TEMPO.CO, Jakarta - Anggota Komisi Energi Dewan Perwakilan Rakyat (DPR) Satya W. Yudha berpendapat pemerintah harus mengatur volume konsumsi bahan bakar minyak (BBM) bersubsidi. Alasannya, kuota BBM bersubsidi yang disepakati DPR dalam APBN 2012 hanya 40 juta kiloliter atau lebih rendah dibanding realisasi tahun lalu sebesar 41,6 juta kiloliter.
Satya meminta pemerintah kembali menjalankan program penyediaan kartu pengendali.
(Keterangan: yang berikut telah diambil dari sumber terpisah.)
diff --git a/enerf_amd/csrc/common.h b/enerf_amd/csrc/common.h
--- a/enerf_amd/csrc/common.h
+++ b/enerf_amd/csrc/common.h
@@ -55,7 +55,7 @@
 uint32_t num_cus();
 int workspace_family_enter(int family, hipStream_t s);
 int single_device_guard(const char* what);
-enum { WS_SCAN = 0, WS_COMPACT = 1, WS_FFMLP = 2, WS_GRIDBWD = 3, WS_MARCH = 4, WS_DENSITY = 5, WS_MLP32_DEFER = 6, WS_AABB = 7, WS_AABB_CALL = 8, WS_FFMLP_W = 9, WS_NERF_FRAGS = 10, WS_NERF_PART = 11, WS_MARCH2 = 12, WS_SLOTS = 13 };
+enum { WS_SCAN = 0, WS_COMPACT = 1, WS_FFMLP = 2, WS_GRIDBWD = 3, WS_MARCH = 4, WS_DENSITY = 5, WS_MLP32_DEFER = 6, WS_AABB = 7, WS_AABB_CALL = 8, WS_FFMLP_W = 9, WS_NERF_FRAGS = 10, WS_NERF_PART = 11, WS_MARCH2 = 12, WS_DENSITY_SUMS = 13, WS_SLOTS = 14 };
 
 __host__ __device__ inline uint32_t div_up(uint32_t a, uint32_t b) { return (a + b - 1) / b; }
 
diff --git a/enerf_amd/csrc/density_update.hip b/enerf_amd/csrc/density_update.hip
--- a/enerf_amd/csrc/density_update.hip
+++ b/enerf_amd/csrc/density_update.hip
@@ -243,23 +243,26 @@
 
 __global__ void __launch_bounds__(256) k_tmp_scatter(const int32_t* __restrict__ indices, const float* __restrict__ sigmas,
                                                      uint32_t n_per_cas, uint32_t P, uint32_t H3, float scale,
-                                                     float* __restrict__ tmp, uint32_t H, uint32_t logH) {
+                                                     float* __restrict__ tmp) {
     const uint32_t p = blockIdx.x * blockDim.x + threadIdx.x;
     if (p >= P) return;
     const uint32_t cas = p / n_per_cas;
-    uint32_t idx;
-    if (indices) {
-        idx = (uint32_t)indices[p];
-    } else {
-        const uint32_t cell = p - cas * n_per_cas;
-        idx = morton3(cell & (H - 1), (cell >> logH) & (H - 1), cell >> (2 * logH));
-    }
-    tmp[(size_t)cas * H3 + idx] = sigmas[p] * scale;
-}
-
-constexpr uint32_t kSumSlots = 16, kSumStride = 16, kSumBytes = kSumSlots * kSumStride * 8;
-
-__global__ void k_zero_sums(double* __restrict__ sum) { sum[threadIdx.x] = 0.0; }
+    tmp[(size_t)cas * H3 + (uint32_t)indices[p]] = sigmas[p] * scale;
+}
+
+constexpr uint32_t kSumSlots = 16, kSumStride = 16, kSumSet = kSumSlots * kSumStride;
+struct SumState {
+    double sum[2][kSumSet];
+    uint32_t turn[2];
+};
+
+static_assert(kSumSet == 256, "one thread of a 256-thread workgroup per slot word (k_zero_sums, k_ema_mean)");
+
+__global__ void k_zero_sums(SumState* __restrict__ st) {
+    st->sum[0][threadIdx.x] = 0.0;
+    st->sum[1][threadIdx.x] = 0.0;
+    if (threadIdx.x < 2) st->turn[threadIdx.x] = 0;
+}
 
 __device__ __forceinline__ float ema1(float g, float t, float decay, float& acc) {
     if (g >= 0.0f && t >= 0.0f) g = fmaxf(g * decay, t);
@@ -267,13 +270,29 @@
     return g;
 }
 
-__global__ void __launch_bounds__(256) k_ema_mean(float* __restrict__ grid, const float* __restrict__ tmp, uint32_t total4,
-                                                  float decay, double* __restrict__ sum) {
+template <bool SWEEP>
+__global__ void __launch_bounds__(256) k_ema_mean(float* __restrict__ grid, const float* __restrict__ src, uint32_t total4,
+                                                  float decay, float scale, uint32_t logH, SumState* __restrict__ st) {
     __shared__ float wsum[4];
+    const uint32_t set = st->turn[0] & 1u;
+    if (blockIdx.x == 0) {
+        st->sum[set ^ 1u][threadIdx.x] = 0.0;
+        if (threadIdx.x == 0) st->turn[1] = set;
+    }
     float acc = 0.0f;
     for (uint32_t i = blockIdx.x * blockDim.x + threadIdx.x; i < total4; i += gridDim.x * blockDim.x) {
         float4 g = reinterpret_cast<float4*>(grid)[i];
-        const float4 t = reinterpret_cast<const float4*>(tmp)[i];
+        float4 t;
+        if constexpr (SWEEP) {
+            const uint32_t e = i * 4u, m = e & ((1u << (3 * logH)) - 1u);
+            const uint32_t cell = compact_bits(m) | compact_bits(m >> 1) << logH | compact_bits(m >> 2) << (2 * logH);
+            const float* row = src + (size_t)(e - m) + cell;
+            const float2 a = *reinterpret_cast<const float2*>(row);
+            const float2 b = *reinterpret_cast<const float2*>(row + (1u << logH));
+            t = make_float4(a.x * scale, a.y * scale, b.x * scale, b.y * scale);
+        } else {
+            t = reinterpret_cast<const float4*>(src)[i];
+        }
         g.x = ema1(g.x, t.x, decay, acc); g.y = ema1(g.y, t.y, decay, acc);
         g.z = ema1(g.z, t.z, decay, acc); g.w = ema1(g.w, t.w, decay, acc);
         reinterpret_cast<float4*>(grid)[i] = g;
@@ -282,20 +301,22 @@
     if (lane_id() == 0) wsum[threadIdx.x >> 6] = acc;
     __syncthreads();
     if (threadIdx.x == 0)
-        atomicAdd(sum + (blockIdx.x % kSumSlots) * kSumStride, (double)((wsum[0] + wsum[1]) + (wsum[2] + wsum[3])));
+        atomicAdd(&st->sum[set][(blockIdx.x % kSumSlots) * kSumStride], (double)((wsum[0] + wsum[1]) + (wsum[2] + wsum[3])));
 }
 
 __global__ void __launch_bounds__(256) k_packbits_mean(const float* __restrict__ grid, uint32_t nbytes,
-                                                       const double* __restrict__ sum, double inv_total,
+                                                       SumState* __restrict__ st, double inv_total,
                                                        float density_thresh, uint8_t* __restrict__ bitfield,
                                                        const int32_t* __restrict__ step_counter, uint32_t total_step,
                                                        double* __restrict__ stats) {
+    const uint32_t set = st->turn[1] & 1u;
     double total = 0.0;
-    for (uint32_t k = 0; k < kSumSlots; k++) total += sum[k * kSumStride];
+    for (uint32_t k = 0; k < kSumSlots; k++) total += st->sum[set][k * kSumStride];
     const float mean = (float)(total * inv_total);
     const float thresh = fminf(mean, density_thresh);
     const uint32_t n = blockIdx.x * blockDim.x + threadIdx.x;
     if (n == 0) {
+        st->turn[0] = set ^ 1u;
         stats[0] = (double)mean;
         long long c = 0;
         for (uint32_t s = 0; s < total_step; s++) c += step_counter[s * 2];
@@ -427,20 +448,31 @@
     hipStream_t s = (hipStream_t)stream;
     const uint32_t H3 = H * H * H;
     const size_t cells = (size_t)C * H3;
-    if (int ew = workspace_family_enter(1, s)) return ew;
-    char* ws = (char*)workspace(WS_DENSITY, kSumBytes + cells * 4);
-    if (!ws) return ENERF_E_NOMEM;
-    double* sum = (double*)ws;
-    float* tmp = (float*)(ws + kSumBytes);
-    k_zero_sums<<<1, kSumSlots * kSumStride, 0, s>>>(sum);
-    int e = check_hip(hipMemsetAsync(tmp, 0xFF, cells * 4, s), "density_grid_update: memset");
-    if (e) return e;
     const uint32_t P = n_per_cascade * C;
     if (!indices && n_per_cascade != H3) ENERF_BADARG("density_grid_update: indices may be NULL for a full sweep only");
-    if (P) k_tmp_scatter<<<div_up(P, 256), 256, 0, s>>>(indices, sigmas, n_per_cascade, P, H3, sigma_scale, tmp, H, log2u(H));
-    k_ema_mean<<<2048, 256, 0, s>>>(density_grid, tmp, (uint32_t)(cells / 4), decay, sum);
+    if (int ew = workspace_family_enter(1, s)) return ew;
+    SumState* st = (SumState*)workspace(WS_DENSITY_SUMS, sizeof(SumState));
+    if (!st) return ENERF_E_NOMEM;
+    static SumState* zeroed[16] = {};
+    int dev = 0;
+    if (hipGetDevice(&dev) != hipSuccess || dev < 0 || dev >= 16) dev = 0;
+    if (zeroed[dev] != st) {
+        k_zero_sums<<<1, kSumSet, 0, s>>>(st);
+        zeroed[dev] = st;
+    }
+    const uint32_t total4 = (uint32_t)(cells / 4), logH = log2u(H);
+    if (!indices) {
+        k_ema_mean<true><<<2048, 256, 0, s>>>(density_grid, sigmas, total4, decay, sigma_scale, logH, st);
+    } else {
+        float* tmp = (float*)workspace(WS_DENSITY, cells * 4);
+        if (!tmp) return ENERF_E_NOMEM;
+        int e = check_hip(hipMemsetAsync(tmp, 0xFF, cells * 4, s), "density_grid_update: memset");
+        if (e) return e;
+        if (P) k_tmp_scatter<<<div_up(P, 256), 256, 0, s>>>(indices, sigmas, n_per_cascade, P, H3, sigma_scale, tmp);
+        k_ema_mean<false><<<2048, 256, 0, s>>>(density_grid, tmp, total4, decay, sigma_scale, logH, st);
+    }
     const uint32_t nbytes = (uint32_t)(cells / 8);
-    k_packbits_mean<<<div_up(nbytes, 256), 256, 0, s>>>(density_grid, nbytes, sum, 1.0 / (double)cells, density_thresh,
+    k_packbits_mean<<<div_up(nbytes, 256), 256, 0, s>>>(density_grid, nbytes, st, 1.0 / (double)cells, density_thresh,
                                                         bitfield, step_counter, total_step, stats);
     ENERF_LAUNCH_CHECK("density_grid_update");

Dengan kartu ini, nantinya pemerintah bisa membatasi volume konsumsi BBM bersubsidi dan tepat sasaran karena hanya masyarakat tertentu yang boleh menikmati subsidi minyak ini.
“Kartu pengendali ini ide bagus karena diberikan hanya untuk orang-orang yang berhak dapat subsidi. Jadi, kalau tidak berhak, ya, tidak diberikan,” kata Satya saat ditemui usai Forum Group Discussion "Mempercepat Implementasi Pemanfaatan BBG untuk Transportasi" di Hotel Century, Jakarta, Rabu, 4 April 2012.
Menurut dia, kartu pengendali dianggap lebih optimal meminimalisir penyelewengan penggunaan BBM bersubsidi. Kategori masyarakat yang berhak mendapat BBM bersubdisi adalah transportasi umum dan pengguna kendaraan roda dua.
Dengan kartu pengendali, volume Premium yang digunakan bisa dikontrol. Sebelumnya ide ini pernah direalisasikan di Bintan, Kepulauan Riau, oleh Badan Pengatur Hilir Minyak dan Gas Bumi (BPH Migas). Namun, kata dia, sayangnya tidak optimal dan tidak berkelanjutan.
Satya menilai pemerintah belum memiliki siasat untuk melakukan kontrol terhadap konsumsi BBM bersubsidi saat ini. Akibatnya, rentan dengan migrasi pengguna dari BBM non-subsidi ke BBM bersubsidi karena disparitas harga yang tinggi. Selain rentan migrasi, tidak adanya kontrol juga bisa menciptakan penyelewengan penggunaan BBM bersubsidi oleh industri.
“Pemerintah tidak pernah mempresentasikan dengan jelas langkah-langkah untuk mengontrol subsidi,” ujarnya.
Dia meminta pemerintah tidak berusaha mengalihkan isu dengan memunculkan kasus-kasus mobil mewah menggunakan BBM bersubsidi jenis Premium. Menurut dia, adanya isu itu justru menunjukkan adanya kegagalan pemerintah melakukan pengawasan.
Sementara itu, Wakil Menteri Energi dan Sumber Daya Mineral (ESDM) Widjajono Partowidagdo meminta seluruh masyarakat Indonesia melakukan penghematan BBM bersubsidi. Langkah penghematan ini harus dimulai dari jajaran pegawai negeri.
“Seluruh eselon I di Kementerian sekarang sudah tidak ada yang pakai premium karena dikasih kupon,” kata Widjajono. Menurut dia, aturan pelarangan mobil dinas menggunakan Premium bisa saja dilaksanakan dengan payung hukum.
“Itu harus ikut, jadi pengeluarannya dikurangi. Tapi jangan tanya yang detail ke saya,” ujarnya.